+++ Provided records

@@ -597,6 +643,29 @@
   red[sl][col] = s;
   __syncthreads();
   if (sl == 0 && i < cico) dW[(int64_t)k * cico + i] = (red[0][col] + red[1][col]) + (red[2][col] + red[3][col]);
+}
+__global__ __launch_bounds__(256) void k_conv_dw_reduce(const float *__restrict__ partial,
+                                                        const int32_t *__restrict__ words, int vol,
+                                                        int chunk_pairs, int64_t cico, float *__restrict__ dW) {
+  dw_reduce_body(partial, words, vol, chunk_pairs, cico, dW, blockIdx.x, blockIdx.y);
+}
+struct DwReduceJobDev {
+  const float *partial;
+  const int32_t *words;
+  float *dW;
+  int64_t cico;
+  int32_t vol, chunk_pairs, nbx, pad;
+};
+struct DwReduceJobs {
+  DwReduceJobDev j[kDwGroupMaxJobs];
+  uint32_t first[kDwGroupMaxJobs + 1];
+  int n;
+};
+__global__ __launch_bounds__(256) void k_conv_dw_reduce_jobs(const DwReduceJobs js) {
+  const int j = dw_job_of(js.first, js.n, blockIdx.x);
+  const DwReduceJobDev &J = js.j[j];
+  const unsigned l = blockIdx.x - js.first[j];
+  dw_reduce_body(J.partial, J.words, J.vol, J.chunk_pairs, J.cico, J.dW, (int)(l % (unsigned)J.nbx), (int)(l / (unsigned)J.nbx));
 }
 
 template <typename T>
@@ -668,6 +737,25 @@
     if (e.k == k) return &e;
   return nullptr;
 }
+using DwJobsFn = void (*)(const DwJobs);
+template <typename T> struct DwJobTables;
+#define AABR_DWJ_F32(CB, NB) \
+  {{kDwPairs, false, CB, NB}, "k_conv_dw_pairs_jobs<" #CB "," #NB ",float>", k_conv_dw_pairs_jobs<CB, NB, float>}
+#define AABR_DWJ_BF16(CB, NB) \
+  {{kDwPairs, true, CB, NB}, "k_conv_dw_pairs_jobs<" #CB "," #NB ",bf16>", k_conv_dw_pairs_jobs<CB, NB, __bf16>}
+#define AABR_DWJ_MFMA(CB, NB) \
+  {{kDwPairsMfma, true, CB, NB}, "k_conv_dw_pairs_bf16_jobs<" #CB "," #NB ">", k_conv_dw_pairs_bf16_jobs<CB, NB>}
+template <> struct DwJobTables<float> {
+  static constexpr DwInst<DwJobsFn> pairs[] = {
+      AABR_DWJ_F32(1, 1), AABR_DWJ_F32(1, 2), AABR_DWJ_F32(1, 4), AABR_DWJ_F32(2, 1), AABR_DWJ_F32(2, 2),
+      AABR_DWJ_F32(2, 4), AABR_DWJ_F32(4, 1), AABR_DWJ_F32(4, 2), AABR_DWJ_F32(4, 4)};
+};
+template <> struct DwJobTables<__bf16> {
+  static constexpr DwInst<DwJobsFn> pairs[] = {
+      AABR_DWJ_BF16(1, 1), AABR_DWJ_BF16(1, 2), AABR_DWJ_BF16(1, 4), AABR_DWJ_BF16(2, 1), AABR_DWJ_BF16(2, 2),
+      AABR_DWJ_BF16(2, 4), AABR_DWJ_BF16(4, 1), AABR_DWJ_BF16(4, 2), AABR_DWJ_BF16(4, 4),
+      AABR_DWJ_MFMA(2, 2), AABR_DWJ_MFMA(2, 4), AABR_DWJ_MFMA(4, 2), AABR_DWJ_MFMA(4, 4)};
+};
 
 static int dw_pairs_form(const DwLaunch &d, int n_in, int n_out, const void *in_feats, const void *d_out, const float *dst) {
   const int vec = d.k.kind == kDwPairs ? dw_vec_operands(d.k.bf16, n_in, n_out, d.k.cb, d.k.nb, (uintptr_t)in_feats,
@@ -752,3 +840,91 @@
                                         reinterpret_cast<const __bf16 *>(d_out), n_out, V_out, pairs, vol,
                                         max_chunks, dW, d_bias, scratch, stream_);
 }
+
+static std::atomic<long long> g_dw_group_launches{0}, g_dw_group_jobs{0}, g_dw_group_reduces{0};
+
+extern "C" void aabr_conv_dw_group_counts(int64_t *out3) {
+  out3[0] = g_dw_group_launches.load();
+  out3[1] = g_dw_group_jobs.load();
+  out3[2] = g_dw_group_reduces.load();
+}
+
+extern "C" int aabr_conv_dw_group_limits(int64_t *out5) {
+  out5[0] = kDwGroupMaxJobs; out5[1] = kDwGroupMaxWgs; out5[2] = kDwGroupMaxGroupWgs; out5[3] = kDwGroupMaxScratchFloats;
+  out5[4] = kDwGroupScratchAlign;
+  return AABR_OK;
+}
+
+extern "C" int aabr_conv_dw_group_small(int bf16, const void *in_feats, int n_in, const void *d_out, int n_out, int64_t V_out,
+                                        int vol, int64_t max_chunks, int has_bias) {
+  const bool aligned16 = ((uintptr_t)in_feats & 15) == 0 && ((uintptr_t)d_out & 15) == 0;
+  const DwGroupRec r{bf16 != 0, n_in, n_out, vol, V_out, max_chunks, aligned16, has_bias != 0, 0};
+  DwLaunch d{};
+  return dw_group_small(r, DwKnobs{knob(K_DW_FULL), knob(K_DW_FULL_MIN), knob(K_DW_FULL_WGS)}, d) ? (int)(d.grid_x * d.grid_y) : 0;
+}
+
+extern "C" int64_t aabr_conv_dw_group_place(int bf16, int n_in, int n_out, int64_t V_out, int vol, int64_t max_chunks,
+                                            int has_bias, int64_t *cursor, int *count, int64_t *need_out) {
+  const DwGroupRec r{bf16 != 0, n_in, n_out, vol, V_out, max_chunks, true, has_bias != 0, 0};
+  DwLaunch d{};
+  const bool small = dw_group_small(r, DwKnobs{knob(K_DW_FULL), knob(K_DW_FULL_MIN), knob(K_DW_FULL_WGS)}, d);
+  const int64_t need = small ? dw_group_need(d, n_in, n_out) : max_chunks * n_in * n_out;
+  if (need_out) *need_out = need;
+  return dw_group_place(small, need, *cursor, *count);
+}
+
+template <typename T>
+static int conv_backward_weight_group_t(const AabrDwJob *jobs, int n_jobs, void *stream_) {
+  hipStream_t st = (hipStream_t)stream_;
+  AABR_CHECK_ARG(jobs && n_jobs >= 1 && n_jobs <= kDwGroupMaxJobs, "bad job count");
+  const bool bf = sizeof(T) == 2;
+  const DwKnobs kn{knob(K_DW_FULL), knob(K_DW_FULL_MIN), knob(K_DW_FULL_WGS)};
+  DwJobs pj{};
+  DwReduceJobs rj{};
+  DwGroup g;
+  uint64_t wgs = 0, rwgs = 0;
+  for (int i = 0; i < n_jobs; ++i) {
+    const AabrDwJob &a = jobs[i];
+    AABR_CHECK_ARG(a.in_feats && a.d_out && a.pairs && a.dW, "null pointer");
+    const bool aligned16 = ((uintptr_t)a.in_feats & 15) == 0 && ((uintptr_t)a.d_out & 15) == 0;
+    const DwGroupRec r{bf, a.n_in, a.n_out, a.vol, a.V_out, a.max_chunks, aligned16, false, (uint64_t)(uintptr_t)a.scratch};
+    DwLaunch d{};
+    AABR_CHECK_ARG(dw_group_small(r, kn, d), "a job is not a small weight gradient");
+    AABR_CHECK_ARG(!dw_mfma16(bf, a.n_in, a.n_out, aligned16) || (a.n_in <= 4096 && a.n_out <= 4096), "bad sizes");
+    AABR_CHECK_ARG(d.direct || a.scratch, "null scratch");
+    AABR_CHECK_ARG(dw_group_fits(g, r, d), "the jobs are not one group (instance, caps or overlapping partial regions)");
+    dw_group_add(g, r, d);
+    float *dst = d.to_scratch ? a.scratch : a.dW;
+    pj.j[i] = DwJobDev{a.in_feats, a.d_out, a.pairs, dst, a.V_out, a.n_in, a.n_out, a.vol, d.chunk_pairs,
+                       dw_pairs_form(d, a.n_in, a.n_out, a.in_feats, a.d_out, dst), (int32_t)d.grid_x};
+    pj.first[i] = (uint32_t)wgs;
+    wgs += (uint64_t)(d.grid_x * d.grid_y);
+    if (d.reduce == kDwReduceChunks) {
+      const int64_t cico = (int64_t)a.n_in * a.n_out, nbx = ceil_div(cico, 64);
+      rj.j[rj.n] = DwReduceJobDev{a.scratch, a.pairs, a.dW, cico, a.vol, d.chunk_pairs, (int32_t)nbx, 0};
+      rj.first[rj.n++] = (uint32_t)rwgs;
+      rwgs += (uint64_t)(nbx * a.vol);
+    }
+  }
+  AABR_CHECK_ARG(rwgs < (1ull << 31), "too many reduce workgroups");
+  pj.n = n_jobs;
+  pj.first[n_jobs] = (uint32_t)wgs;
+  rj.first[rj.n] = (uint32_t)rwgs;
+  const auto *e = dw_inst(DwJobTables<T>::pairs, g.k);
+  AABR_CHECK_ARG(e, "no kernel instance for this launch");
+  g_last_variant = e->name;
+  hipLaunchKernelGGL(e->fn, dim3((unsigned)wgs), dim3(256), 0, st, pj);
+  if (rj.n) hipLaunchKernelGGL(k_conv_dw_reduce_jobs, dim3((unsigned)rwgs), dim3(256), 0, st, rj);
+  AABR_CHECK_LAUNCH();
+  g_dw_group_launches.fetch_add(1);
+  g_dw_group_jobs.fetch_add(n_jobs);
+  if (rj.n) g_dw_group_reduces.fetch_add(1);
+  return AABR_OK;
+}
+
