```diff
         list_base = __builtin_amdgcn_readfirstlane(list_base);
         if (ncp > 0)
             d.rk_list[(size_t)(blockIdx.x & 7) * WA + audited(d, list_base + __popcll(ranked & ((1ull << lane) - 1ull)), (int)WA)] = (int)i;
     }
+    GD_SPHASE(5);
+    GD_SFLUSH();
 }
 
 template <int CAP_T>
@@ -795,7 +917,7 @@
         d.rk_hist[GD_RH_LONG] = 0;
     }
 #ifdef GD_CLOCKS
-    if (blockIdx.x == 0) d.rk_hist[256 + tl] = 0;
+    if (blockIdx.x == 0 && tl < 234) d.rk_hist[256 + tl] = 0;
 #endif
     __syncthreads();
     const int t = blockIdx.x * 256 + tl;
```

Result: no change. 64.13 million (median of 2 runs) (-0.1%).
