+    if (nr > 0) { p.ls_rest = (double)loss_scale / (double)nr; p.gs_rest = (float)((double)grad_scale / (double)nr); }
+    p.act = act;
+    int rg = du ? pai_tunable("head_loss_rg", 4) : 1;
+    if (rg < 1) rg = 1;
+    if (rg > p.H) rg = p.H;
+    p.rg = rg;
+    p.xcd = (p.N % 8) == 0 ? 1 : 0;
+    const size_t lds = (size_t)head_loss_lds_bytes(p.H, p.W, p.C, du != nullptr);
+    const dim3 grid((unsigned)(p.N * rg));
+    hipStream_t s = (hipStream_t)stream;
+#define HL_CASE(KK)                                                                                                     \
+    case KK: {                                                                                                          \
+        static PerDeviceOnce attr;                                                                                      \
+        if (attr.first()) {                                                                                             \
+            const hipError_t e = hipFuncSetAttribute(reinterpret_cast<const void*>(&head_loss_k<KK>),                   \
+                                                     hipFuncAttributeMaxDynamicSharedMemorySize, (int)HL_LDS_MAX);      \
+            PAI_CHECK(e == hipSuccess, "pai_head_loss: hipFuncSetAttribute(max dynamic LDS): %s", hipGetErrorString(e)); \
+        }                                                                                                               \
+        PAI_LAUNCH(head_loss_k<KK>, grid, dim3(HL_THREADS), lds, s, p);                                                 \
+        break;                                                                                                          \
+    }
+    switch (p.C / 32) {
+        HL_CASE(1) HL_CASE(2) HL_CASE(4) HL_CASE(8) HL_CASE(16)
+        default: PAI_CHECK(false, "pai_head_loss: unsupported C %d", p.C);
+    }
+#undef HL_CASE
+    PAI_LAUNCH_CHECK();
+    return 0;
+}
diff --git a/thesis-pai-reconstruction_amd/engine.py b/thesis-pai-reconstruction_amd/engine.py
--- a/thesis-pai-reconstruction_amd/engine.py
+++ b/thesis-pai-reconstruction_amd/engine.py
@@ -797,7 +797,7 @@
         ops.cast(t, dst)
         return dst
 
-    def forward(self, x, y, dtype, y2=None):
+    def forward(self, x, y, dtype, y2=None, head: bool = True):
         if not (x.is_cuda and y.is_cuda):
             raise ops.PaiError("Discriminator (HIP) needs HIP device tensors; there is no CPU path")
         N, C, H, W = x.shape
@@ -829,10 +829,45 @@
         for k in range(1, 4):
             wf, _ = self.packs[k].get(dtype)
             ops.conv_fwd(P["desc"][k], S["a"][k - 1], None, wf, self.convs[k].bias, y_act=S["a"][k])
+        S["head_done"] = False
+        if not head:
+            return None, S
         wf, _ = self.packs[4].get(dtype)
         S["logits"] = torch.empty_like(S["logits"])
         ops.conv_fwd(P["desc"][4], S["a"][3], None, wf, None, y_f32=S["logits"])
         return S["logits"], S
+
+    @staticmethod
+    def fused_enabled() -> bool:
+        return os.environ.get("PAI_HEAD_FUSED", "1") not in ("", "0")
+
+    def head_fused_ok(self, dtype) -> bool:
+        return dtype == torch.bfloat16 and self.fused_enabled() and self.convs[4].bias is None
+
+    def _grads(self, S):
+        if S["grads"] is None:
+            P = S["P"]
+            S["grads"] = {"du": [torch.empty_like(a) for a in S["a"]],
+                          "dl": torch.empty(S["logits"].numel(), dtype=P["dtype"], device=P["device"]),
+                          "dl32": torch.empty(S["logits"].numel(), dtype=torch.float32, device=P["device"]),
+                          "dy": torch.empty(P["N"] * P["H"] * P["W"] * self.in_ch, dtype=P["dtype"], device=P["device"])}
+        return S["grads"]
+
+    def forward_loss(self, x, y, dtype, y2, n_first, target_first, target_rest, acc, need_grad: bool):
+        if not (x.is_cuda and y.is_cuda):
+            raise ops.PaiError("Discriminator (HIP) needs HIP device tensors; there is no CPU path")
+        N = x.shape[0] * (1 if y2 is None else 2)
+        P = self._plan(N, x.shape[2], x.shape[3], dtype, x.device)
+        if not ops.head_loss_ok(P["desc"][4], self.convs[4].bias is not None):
+            return None
+        _, S = self.forward(x, y, dtype, y2=y2, head=False)
+        wf, wd = self.packs[4].get(dtype)
+        G = self._grads(S) if need_grad else None
+        ops.head_loss(P["desc"][4], S["a"][3], wf, wd if need_grad else None, n_first, target_first, target_rest, 1.0, acc, 1.0,
+                      S["logits"], G["dl"] if need_grad else None, G["dl32"] if need_grad else None,
+                      G["du"][3] if need_grad else None, ACT_LRELU)
+        S["head_done"] = need_grad
+        return S
 
     def _wgrad_desc(self, P, k):
         if os.environ.get("PAI_D_WGRAD_SOLO", "1") in ("", "0"):
@@ -845,26 +880,28 @@
             solo[k] = d
         return solo[k]
 
-    def backward(self, S, glogits, need_params: bool, need_dy: bool, fresh: bool = False):
+    def backward(self, S, glogits, need_params: bool, need_dy: bool, fresh: bool = False, head_done: bool = False,
+                 addend=None):
         conv_wgrad = ops.conv_wgrad_overwrite_w if fresh else ops.conv_wgrad
         P = S["P"]
         N, H, W, dtype, dev = P["N"], P["H"], P["W"], P["dtype"], P["device"]
-        if S["grads"] is None:
-            G = {"du": [torch.empty_like(a) for a in S["a"]],
-                 "dl": torch.empty(S["logits"].numel(), dtype=dtype, device=dev),
-                 "dy": torch.empty(N * H * W * self.in_ch, dtype=dtype, device=dev)}
-            S["grads"] = G
-        G = S["grads"]
+        G = self._grads(S)
         A = self.arena() if need_params else None
         hook = self.grad_ready_hook
-        glogits = glogits.contiguous().float()
-        if dtype == torch.float32:
-            dl = glogits.reshape(-1)
+        if head_done:
+            if not S.get("head_done"):
+                raise ops.PaiError("DiscEngine.backward(head_done=True) without a forward_loss that kept its gradients")
+            dl = G["dl"]
         else:
-            ops.cast(glogits, G["dl"])
-            dl = G["dl"]
+            glogits = glogits.contiguous().float()
+            if dtype == torch.float32:
+                dl = glogits.reshape(-1)
+            else:
+                ops.cast(glogits, G["dl"])
+                dl = G["dl"]
         d = P["desc"][4]
         side = self._side
+        gy = None
         if need_params:
             with torch.cuda.stream(side.fork(d)):
                 ops.conv_wgrad(d, S["a"][3], None, dl, A.seg(self.convs[4].weight), None)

++++++

All lines that contain the word "needs" must be copied from the records above.

             raise ops.PaiError("Discriminator (HIP) needs HIP device tensors; there is no CPU path")
+            raise ops.PaiError("Discriminator (HIP) needs HIP device tensors; there is no CPU path")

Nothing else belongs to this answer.